「表現の不自由展」にふさわしい展示物とは
金井米穀店への自称「カウンター」と「表現の不自由展」に対する抗議の違い
「表現の不自由展」に対する抗議についてよくわからないツイートをなさっている方がいらっしゃいました。
私の「表現の不自由展」に対する認識は一貫して「芸術性が足りない」に尽きます。「表現の不自由展」が問題となった「あいちトリエンナーレ」は次のような目的で開催されている国際芸術祭でした。

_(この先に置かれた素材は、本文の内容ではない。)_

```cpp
template <bool DBG, bool CELLS>
__device__ __forceinline__ uint32_t voxel_reduce(VoxelLds &L, const KParams &p,
                                                 float4 *__restrict__ out, uint32_t out_stride,
                                                 uint32_t b, uint32_t *ncell_out, int mode,
                                                 const VoxelArena &arena, bool normalised,
                                                 const float4 *out_buffer) {
  PhaseClock<DBG> pc;
  pc.start();
  auto flush_dbg = [&]() {
    if (DBG && p.dbg && threadIdx.x == 0) {
#pragma unroll
      for (int i = 1; i < 8; ++i) atomicAdd(&p.dbg[16 * b + i], pc.acc[i]);
    }
  };
  uint32_t *const rowstart = L.rows, *const rowfill = L.rows + kRowCap;
  uint32_t *cell_keys = p.cell_keys ? p.cell_keys + (out - out_buffer) : nullptr;
  const int vbias = p.vox_bias;
  const uint32_t nrec = L.misc[0];
  if (DBG && p.dbg && threadIdx.x == 0) pc.acc[7] += (unsigned long long)nrec << 40;
  uint4 mine[kRecPerThread];
  uint32_t rmin = 0xFFFFFFFFu, rmax = 0u;
#pragma unroll
  for (int k = 0; k < (int)kRecPerThread; ++k) {
    const uint32_t idx = threadIdx.x + (uint32_t)k * kVB;
    uint4 m = make_uint4(kEmptyKey, 0u, 0u, 0u);
    if ((idx & ~63u) < nrec) {
      const uint4 raw = L.rec[idx];
      const bool ok = idx < nrec && raw.x != kEmptyKey;
      m = raw;
      if (!normalised) {
        uint4 pr;
        pr.y = (uint32_t)__builtin_amdgcn_update_dpp(0, (int)raw.y, 0x138, 0xF, 0xF, false);
// ... 831 lines not shown
        L.misc[7] = 0u;
      }
      __syncthreads();
      arena_at = ((unsigned long long)L.tmp[29] << 32) | L.tmp[28];
      out = arena.base + arena_at;
      emit_mode = kEmitArenaKnown;
    }
    if (emit_mode == kEmitArenaTemp && L.misc[3] == 0u) {
      const uint32_t total = L.misc[7];
      if (threadIdx.x == 0) {
        const unsigned long long at = atomicAdd(arena.cursor, (unsigned long long)total);
        L.tmp[28] = (uint32_t)at;
        L.tmp[29] = (uint32_t)(at >> 32);
      }
      __syncthreads();
      arena_at = ((unsigned long long)L.tmp[29] << 32) | L.tmp[28];
      const unsigned long long room = arena_at >= arena.capacity ? 0ull : arena.capacity - arena_at;
      const uint32_t ncopy = (uint32_t)min((unsigned long long)total, room);
      const float4 *src = reinterpret_cast<const float4 *>(G + T.voxel_store_recs);
      if (arena.xyi) {
        float *dst = reinterpret_cast<float *>(arena.base) + 3u * (size_t)arena_at;
        for (uint32_t i = threadIdx.x; i < ncopy; i += kVB) {
          const float4 v = src[i];
          dst[3u * i] = v.x;
          dst[3u * i + 1u] = v.y;
          dst[3u * i + 2u] = v.w;
        }
      } else {
        float4 *dst = arena.base + arena_at;
        for (uint32_t i = threadIdx.x; i < ncopy; i += kVB) dst[i] = src[i];
      }
    }
  }
  if (DBG && p.dbg && threadIdx.x == 0) {
    atomicAdd(&p.dbg[16 * b], pc.acc[0]);
    atomicAdd(&p.dbg[16 * b + 2], pc.acc[2]);
  }

  if (flags) atomicOr(&L.misc[1], flags);
  __syncthreads();
  if (threadIdx.x == 0 && !abandoned) {
    const uint32_t total = L.misc[7];
    if (arena.base) {
      const unsigned long long room = arena_at >= arena.capacity ? 0ull : arena.capacity - arena_at;
      const uint32_t kept = (uint32_t)min((unsigned long long)total, room);
      arena.scan_start[b] = arena_at;
      n_points[b] = kept;
      if (status) status[b] = L.misc[1] | (kept < total ? RPLGPU_SCAN_OUT_TRUNCATED : 0u);
    } else {
      n_points[b] = min(total, out_stride);
      if (status) status[b] = L.misc[1] | ((total > out_stride) ? RPLGPU_SCAN_OUT_TRUNCATED : 0u);
    }
  }
  if (RORM != 2 && B <= gridDim.x) return;
  if (threadIdx.x == 0) L.tmp[31] = gridDim.x + atomicAdd(&T.work_ctr[0], 1u);
  __syncthreads();
  bl = L.tmp[31];
  __syncthreads();
  }
}

template <bool FAST_DIV, bool SAFE, bool DBG, bool SPLIT, int RORM = 0>
__global__ __launch_bounds__(kVB) __attribute__((amdgpu_waves_per_eu(kVB * kVWG / 256, kVB * kVWG / 256))) void k_cloud_voxel(
    const uint2 *__restrict__ nodes, uint32_t n_stride, const uint32_t *__restrict__ n_per_scan,
    KParams p, Tables T, const uint32_t *__restrict__ keepmask, uint32_t mask_stride,
    float4 *__restrict__ xyzi, uint32_t out_stride, uint32_t *__restrict__ n_points,
    uint32_t *__restrict__ status, uint32_t B, VoxelArena arena, uint4 *__restrict__ store,
    uint32_t group, uint32_t n_scans, const float *__restrict__ motion,
    const float *__restrict__ pose2d) {
  __shared__ VoxelLds L;
  uint4 *G = store + (size_t)blockIdx.x * 2u * T.voxel_store_recs;
  const float2 *cs = p.inverted ? T.cs_inv : T.cs;
  const uint32_t ishift = p.is_new_protocol ? 0u : 2u;
  const uint32_t ibfe_off = 16u + ishift, ibfe_w = 0xFFu >> ishift;
  const uint32_t q_min16 = p.clip_enable ? (min(p.q_min, 256u) << 16) : 0u;
  const bool use_xf = (group > 1u) || motion || pose2d;
  __shared__ RorSide Rs;
  auto phase_s = [&](uint32_t b, uint32_t, uint32_t &flags) -> bool {
    QueueSink sink{L, G};
    const uint32_t s_lo = b * group, s_hi = min(n_scans, s_lo + group);
    for (uint32_t sc = s_lo; sc < s_hi; ++sc) {
      const uint32_t n = (uint32_t)__builtin_amdgcn_readfirstlane(
          (int)min(n_per_scan[sc], min(n_stride, kMaxN)));
      const uint2 *scan = nodes + (size_t)sc * n_stride;
      const __amdgpu_buffer_rsrc_t scan_rsrc =
          __builtin_amdgcn_make_buffer_rsrc((void *)scan, 0, (int)(n * 8u), 0x00020000);
      const ScanSide sd = scan_side(sc, keepmask, mask_stride, motion, pose2d, T.scan_t0);
      const uint32_t blk0 = (uint32_t)__builtin_amdgcn_readfirstlane((int)wave_id());
      if constexpr (RORM == 1) {
        if (threadIdx.x == 0) { Rs.n_todo = 0u; Rs.n_todo2 = 0u; }
        __syncthreads();
        voxel_stream_dispatch<FAST_DIV, SAFE, SPLIT, false, RPL_VOXEL_AHEAD, 1>(
            sink, p, cs, scan_rsrc, blk0, (n + 123u) / 124u, sd, 0u, use_xf, q_min16, ibfe_off, ibfe_w, flags,
            nullptr, &Rs, (n * 8u + 15u) & ~15u);
        asm volatile("s_waitcnt vmcnt(0) lgkmcnt(0)" ::: "memory");
        __syncthreads();
        bool clutter;
        if (use_xf)
          clutter = ror_resolve<FAST_DIV, SAFE, true>(sink, Rs, p, cs, scan, n, sd.xf, q_min16, ibfe_off, ibfe_w, flags);
        else
          clutter = ror_resolve<FAST_DIV, SAFE, false>(sink, Rs, p, cs, scan, n, sd.xf, q_min16, ibfe_off, ibfe_w, flags);
        if (clutter) return true;
        __syncthreads();
      } else {
        voxel_stream_dispatch<FAST_DIV, SAFE, SPLIT, DBG, RPL_VOXEL_AHEAD, RORM>(
            sink, p, cs, scan_rsrc, blk0, (n + 127u) >> 7, sd, mask_stride, use_xf, q_min16, ibfe_off,
            ibfe_w, flags, (DBG && p.dbg) ? p.dbg + 16 * b : nullptr);
      }
    }
    return false;
  };
  voxel_work_loop<DBG, RORM, SPLIT || RORM != 0>(L, p, T, G, xyzi, out_stride, n_points, status, B, 0u, arena, phase_s);
}

__global__ __launch_bounds__(256) void k_validate_div(float d, float rd, uint32_t e_lo,
                                                      uint32_t e_hi, uint32_t *mismatches) {
  const uint64_t per_exp = 1ull << 23;
  const uint64_t total = (uint64_t)(e_hi - e_lo + 1) * per_exp;
  uint32_t bad = 0;
  for (uint64_t t = (uint64_t)blockIdx.x * blockDim.x + threadIdx.x; t < total;
       t += (uint64_t)gridDim.x * blockDim.x) {
    uint32_t bits = ((uint32_t)(e_lo + (uint32_t)(t >> 23)) << 23) | (uint32_t)(t & (per_exp - 1));
    float a = __uint_as_float(bits);
    float na = __uint_as_float(bits | 0x80000000u);
    const f2 q2 = div_by2(f2{a, na}, d, rd);
    bad += (__float_as_uint(q2.x) != __float_as_uint(a / d));
    bad += (__float_as_uint(q2.y) != __float_as_uint(na / d));
    bad += (__float_as_uint(div_by(a, d, rd)) != __float_as_uint(a / d));
  }
  if (blockIdx.x == 0 && threadIdx.x == 0) {
    bad += (div_by(0.0f, d, rd) != 0.0f);
    bad += (div_by(-0.0f, d, rd) != 0.0f);
  }
  if (bad) atomicAdd(mismatches, bad);
}

hipError_t launch_validate_div(hipStream_t s, float d, float rd, uint32_t e_lo, uint32_t e_hi,
                               uint32_t *d_mismatches) {
  hipLaunchKernelGGL(k_validate_div, dim3(256 * 16), dim3(256), 0, s, d, rd, e_lo, e_hi,
                     d_mismatches);
  return hipGetLastError();
}

uint32_t voxel_max_workgroups(uint32_t n_cu) { return (uint32_t)kVWG * (n_cu ? n_cu : 256u); }


hipError_t launch_cloud_voxel(hipStream_t s, const void *nodes, uint32_t n_stride,
                              const uint32_t *n_per_scan, uint32_t B, const KParams &p,
                              const Tables &T, const uint32_t *keepmask, uint32_t mask_stride,
                              float *xyzi, uint32_t out_stride, uint32_t *n_points,
                              uint32_t *status, float *arena, unsigned long long arena_capacity,
                              unsigned long long *arena_cursor, unsigned long long *scan_start,
                              uint32_t group, const float *motion, const float *pose2d,
                              int arena_form, int ror_mode) {
  if (B == 0) return hipSuccess;
  if (ror_mode && (!p.fast_div || !T.redo || p.dbg)) return hipErrorInvalidValue;
  if (ror_mode == 2 && !keepmask) return hipErrorInvalidValue;
  if (arena_form == 2 && !ror_mode && (p.dbg || !T.voxel_split)) return hipErrorInvalidValue;
  if (group == 0) group = 1;
  group = std::min(group, B);
  const uint32_t n_scans = B;
  B = (B + group - 1u) / group;
  if (!T.voxel_store || T.voxel_store_wgs == 0) return hipErrorInvalidValue;
  if (voxel_store_need(group, n_stride) > T.voxel_store_recs) return hipErrorInvalidValue;
  VoxelArena ar;
  ar.base = (float4 *)arena;
  ar.cursor = arena_cursor;
  ar.capacity = arena_capacity;
  ar.scan_start = scan_start;
  ar.xyi = arena ? arena_form : 0;
  if (kVWG == 2 && group > 1) return hipErrorInvalidValue;
  uint32_t grid = std::min<uint32_t>(std::min<uint32_t>(B, voxel_max_workgroups(T.n_cu)),
                                     T.voxel_store_wgs);
  if (const char *e = std::getenv("RPLGPU_VOXEL_GRID")) {
    const long g = std::atol(e);
    if (g > 0) grid = std::min<uint32_t>(grid, (uint32_t)g);
  }
  const bool with_stats = T.voxel_stats && T.voxel_stats_host && B >= 64u && ror_mode != 2;
  Tables Tk = T;
  if (!with_stats) Tk.voxel_stats = nullptr;
  if (with_stats)
    if (hipError_t e = hipMemsetAsync(T.voxel_stats, 0, 16, s); e != hipSuccess) return e;
  if (grid < B || ror_mode == 2)
    if (hipError_t e = hipMemsetAsync(T.work_ctr, 0, 4, s); e != hipSuccess) return e;
#define RPL_LAUNCH_VOXEL(FD, SF, DB, SP)                                                          \
  hipLaunchKernelGGL((k_cloud_voxel<FD, SF, DB, SP>), dim3(grid), dim3(kVB), 0, s, (const uint2 *)nodes, \
                     n_stride, n_per_scan, p, Tk, keepmask, mask_stride, (float4 *)xyzi, out_stride, \
                     n_points, status, B, ar, (uint4 *)T.voxel_store, group, n_scans, motion, pose2d)
#define RPL_LAUNCH_VOXEL_SF(FD, DB, SP)                                                           \
  do {                                                                                             \
    if (p.cell_range_safe) RPL_LAUNCH_VOXEL(FD, true, DB, SP); else RPL_LAUNCH_VOXEL(FD, false, DB, SP); \
  } while (0)
#define RPL_LAUNCH_VOXEL_ROR(SF, SP, RM)                                                          \
  hipLaunchKernelGGL((k_cloud_voxel<true, SF, false, SP, RM>), dim3(grid), dim3(kVB), 0, s,         \
                     (const uint2 *)nodes, n_stride, n_per_scan, p, Tk, keepmask, mask_stride,      \
                     (float4 *)xyzi, out_stride, n_points, status, B, ar, (uint4 *)T.voxel_store,   \
                     group, n_scans, motion, pose2d)
#define RPL_LAUNCH_VOXEL_ROR_SF(SP, RM)                                                           \
  do {                                                                                             \
    if (p.cell_range_safe) RPL_LAUNCH_VOXEL_ROR(true, SP, RM); else RPL_LAUNCH_VOXEL_ROR(false, SP, RM); \
  } while (0)
  if (ror_mode == 1) {
    if (T.voxel_split) RPL_LAUNCH_VOXEL_ROR_SF(true, 1); else RPL_LAUNCH_VOXEL_ROR_SF(false, 1);
  } else if (ror_mode == 2) {
    if (T.voxel_split) RPL_LAUNCH_VOXEL_ROR_SF(true, 2); else RPL_LAUNCH_VOXEL_ROR_SF(false, 2);
  } else
  if (p.dbg) {
    if (p.fast_div) RPL_LAUNCH_VOXEL_SF(true, true, false); else RPL_LAUNCH_VOXEL_SF(false, true, false);
  } else if (T.voxel_split) {
    if (p.fast_div) RPL_LAUNCH_VOXEL_SF(true, false, true); else RPL_LAUNCH_VOXEL_SF(false, false, true);
  } else {
    if (p.fast_div) RPL_LAUNCH_VOXEL_SF(true, false, false); else RPL_LAUNCH_VOXEL_SF(false, false, false);
  }
#undef RPL_LAUNCH_VOXEL_SF
#undef RPL_LAUNCH_VOXEL
#undef RPL_LAUNCH_VOXEL_ROR_SF
#undef RPL_LAUNCH_VOXEL_ROR
  if (with_stats) {
    if (hipError_t e = hipMemcpyAsync(T.voxel_stats_host, T.voxel_stats, 16, hipMemcpyDeviceToHost, s);
        e != hipSuccess)
      return e;
  }
  return hipGetLastError();
}

}
```

rplidar_ros2_driver_amd/csrc/rplgpu_api.hip:

```cpp
#include <hip/hip_runtime.h>
#include <dlfcn.h>

#include <algorithm>
#include <cmath>
#include <cstdio>
#include <cstdlib>
#include <cstring>
#include <limits>
#include <new>
#include <string>
#include <thread>
#include <vector>

#include "rplgpu.h"
#include "rplgpu_msg.h"
#include "rpl_launch.hpp"
#include "rpl_msg.hpp"
#include "rpl_comm_layout.hpp"
#include "rpl_cells.hpp"

struct VoxelBatchId {
  const void *nodes = nullptr;
  uint32_t n_stride = 0, B = 0, group = 0;
  bool operator==(const VoxelBatchId &o) const {
    return nodes == o.nodes && n_stride == o.n_stride && B == o.B && group == o.group;
  }
};
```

私は、このような「あいちトリエンナーレ」に展示された作品だけに限らず、「表現の不自由展」に展示された作品に高いレベルの芸術性があればどのような「表現の不自由」を味わった作品であるかは関係がないと考えていました。
しかしながら、「あいちトリエンナーレ」に展示された作品は、新聞紙で作ったかまくらという小学校の自由研究レベルの作品、もらった土産を展示した芸術性皆無の作品、慰安婦像というせいぜい工芸品レベルの作品であり、とても芸術作品と呼ぶにふさわしいものとは言えませんでした。その後各地で展示を繰り返しましたが、それらに展示された作品は政治的なメッセージなくして注目すら集めることができないものだけだと認識しています。
したがって、「表現の不自由展」の開催とそれに抗議する者のいずれも政治的な対立が表に出ているわけですから、表現の自由とそれに対する弾圧とい視点ではなく、自称「反差別カウンター」と彼らから「ヘイトデモ」とレッテルを貼られているデモなどと同視する視点から私は見ています。つまり、勝手に対立でも何でもしていればよく、私は深く関心を持つことはありません。
それと比較して金井米穀店に対する自称「反差別カウンター」の抗議は、すでに彼らが問題であると指摘するツイートが削除されているにもかかわらず、ほとんど政治的な影響力のない米穀店に執拗に抗議をしたヤクザの因縁とまったく変わらないような抗議活動であるから多くの者が関心を持って批判したのであると思います。
「表現の不自由展」に展示すべき作品
私が「表現の不自由展」に展示すべき作品として考えているのは、角川書店発行の「高校国語Ⅰ」に収録されていることで日本てんかん協会から削除要求を受けた筒井康隆さんの「無人警察」の原稿や、右翼からの抗議を恐れて当時連載されていた週刊SPA!への掲載を断られた小林よしのりさんの「ゴーマニズム宣言」の「カバ焼きの日」の原稿です。いずれも高い芸術性のある作品ですし、「あいちトリエンナーレ」に展示されるレベルであるとも言えるでしょう。
また、「表現の不自由展」が訴えたい思想の方向性の作品として選ぶなら、松江市内の小中学校で閲覧制限がかかってその後に撤回されたというかなり自由な「表現の不自由」ではあるものの、「はだしのゲン」の原稿などがふさわしいと思います。
「表現の不自由展」を企画する方々に申し上げたいのですが、非常に厳しい芸術の競争の世界で浮き上がることすらできない自称「芸術家」の方の救済は止めて、もっと金をかけて高いレベルの芸術作品を展示するならばもっといい形で関心を集めるように努められてはいかがでしょうか。